Among the limitations of this study are the uncertainties in traffic and economic data, which affect the accuracy of damage estimations. Additionally, the limited scope of spatial and temporal data, along with the use of hypothetical data in simulations, may have influenced the results. Beyond the direct impact of traffic and the debris load from floodwaters on reducing vehicle speeds on highways, other limitations of this study can be addressed in future research. Therefore, future studies can enhance the accuracy and effectiveness of damage estimates and urban vulnerability reduction strategies by employing more realistic and comprehensive data, developing integrated flood forecasting models that consider the effects of climate change and urban development, and examining various flood management scenarios.

Ethical Considerations

Compliance with ethical guidelines
In this study, all ethical principles were observed. Since no experiments on animal or human samples were conducted, no ethical code was obtained.

Funding
The paper was extracted from the thesis of the Mohammadreza Meraji.
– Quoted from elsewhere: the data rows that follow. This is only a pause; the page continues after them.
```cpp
void flat_commit_batch(const uint32_t *const *ev, const size_t *n, size_t count, uint8_t (*out)[32]) {
    constexpr size_t WORDS = RATE / 8;
    auto one = [&](size_t i) {
        Sha3_256 h;
        for (size_t j = 0; j < n[i]; j++) h.update_le64(ev[i][j]);
        h.finalize(out[i]);
    };
    std::vector<std::thread> th;
    if (!cpu_has_avx512f()) {
        th.reserve(count);
        for (size_t i = 0; i < count; i++) th.emplace_back(one, i);
        for (auto &t : th) t.join();
        return;
    }
    std::vector<size_t> order(count);
    for (size_t i = 0; i < count; i++) order[i] = i;
    std::sort(order.begin(), order.end(), [&](size_t a, size_t b) { return n[a] > n[b]; });
    auto group = [&](size_t g0) {
        const size_t ns = count - g0 < (size_t)SLOTS ? count - g0 : (size_t)SLOTS;
        alignas(64) uint64_t st[25][SLOTS];
        memset(st, 0, sizeof(st));
        size_t full[SLOTS] = {0};
        size_t blocks = 0;
        for (size_t s = 0; s < ns; s++) {
            full[s] = n[order[g0 + s]] / WORDS;
            if (full[s] > blocks) blocks = full[s];
        }
        auto finish = [&](size_t s) {
            const size_t i = order[g0 + s];
            Sha3_256 h;
            for (int l = 0; l < 25; l++) h.raw_state()[l] = st[l][s];
            *h.raw_pos() = 0;
            for (size_t j = full[s] * WORDS; j < n[i]; j++) h.update_le64(ev[i][j]);
            h.finalize(out[i]);
        };
        for (size_t s = 0; s < ns; s++)
            if (full[s] == 0) finish(s);
        for (size_t b = 0; b < blocks; b++) {
            for (size_t s = 0; s < ns; s++) {
                if (b >= full[s]) continue;
                const uint32_t *v = ev[order[g0 + s]] + b * WORDS;
                for (size_t w = 0; w < WORDS; w++) st[w][s] ^= v[w];
            }
            keccak_f1600_x8(st);
            for (size_t s = 0; s < ns; s++)
                if (full[s] == b + 1) finish(s);
        }
    };
    const size_t groups = (count + SLOTS - 1) / SLOTS;
    th.reserve(groups);
    for (size_t g = 1; g < groups; g++) th.emplace_back(group, g * SLOTS);
    group(0);
    for (auto &t : th) t.join();
}

}
```

Measured before the change: 2.182 billion.

## Generate tagged sponge input in AVX-512 registers instead of staging byte buffers

The batched host Keccak sponge server no longer materialises tagged counter records into per-stream byte buffers. Streams with short tags now produce each 64-bit input lane directly in registers, using a gather from a per-slot tag table plus shifts of the running counter. Several absorb-and-permute blocks then run back-to-back with the state held in registers, up to a cap set by an environment variable. This removes the memmove/memcpy staging and the per-block state reloads, at the cost of more complex lane arithmetic and a gather per lane.

```diff
diff --git a/zigz_amd/csrc/host_sponge_batch.cpp b/zigz_amd/csrc/host_sponge_batch.cpp
--- a/zigz_amd/csrc/host_sponge_batch.cpp
+++ b/zigz_amd/csrc/host_sponge_batch.cpp
@@ -30,41 +30,97 @@
     0x8000000000008003ull, 0x8000000000008002ull, 0x8000000000000080ull, 0x000000000000800aull, 0x800000008000000aull,
     0x8000000080008081ull, 0x8000000000008080ull, 0x0000000080000001ull, 0x8000000080008008ull};
 
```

This research was financially supported by Space Research Center, Iranian Space Research Institute.

Authors' contributions
Visualization and software: Mohammad Reza Meraji, Jafar Yazdi, and Mohammad Shahsavandi; Conceptualization and methodology: Jafar Yazdi and Mohammad Shahsavandi; Validation, formal analysis, research, sources, and data collection: Mohammad Reza Meraji and Jafar Yazdi; Writing the original draft, reviewing, editing, supervising, and managing the project: Jafar Yazdi; Fundraising: Jamal Aghayari and Amirhossein Abdi.

Conflicts of interest
The authors declared no conflict of interest.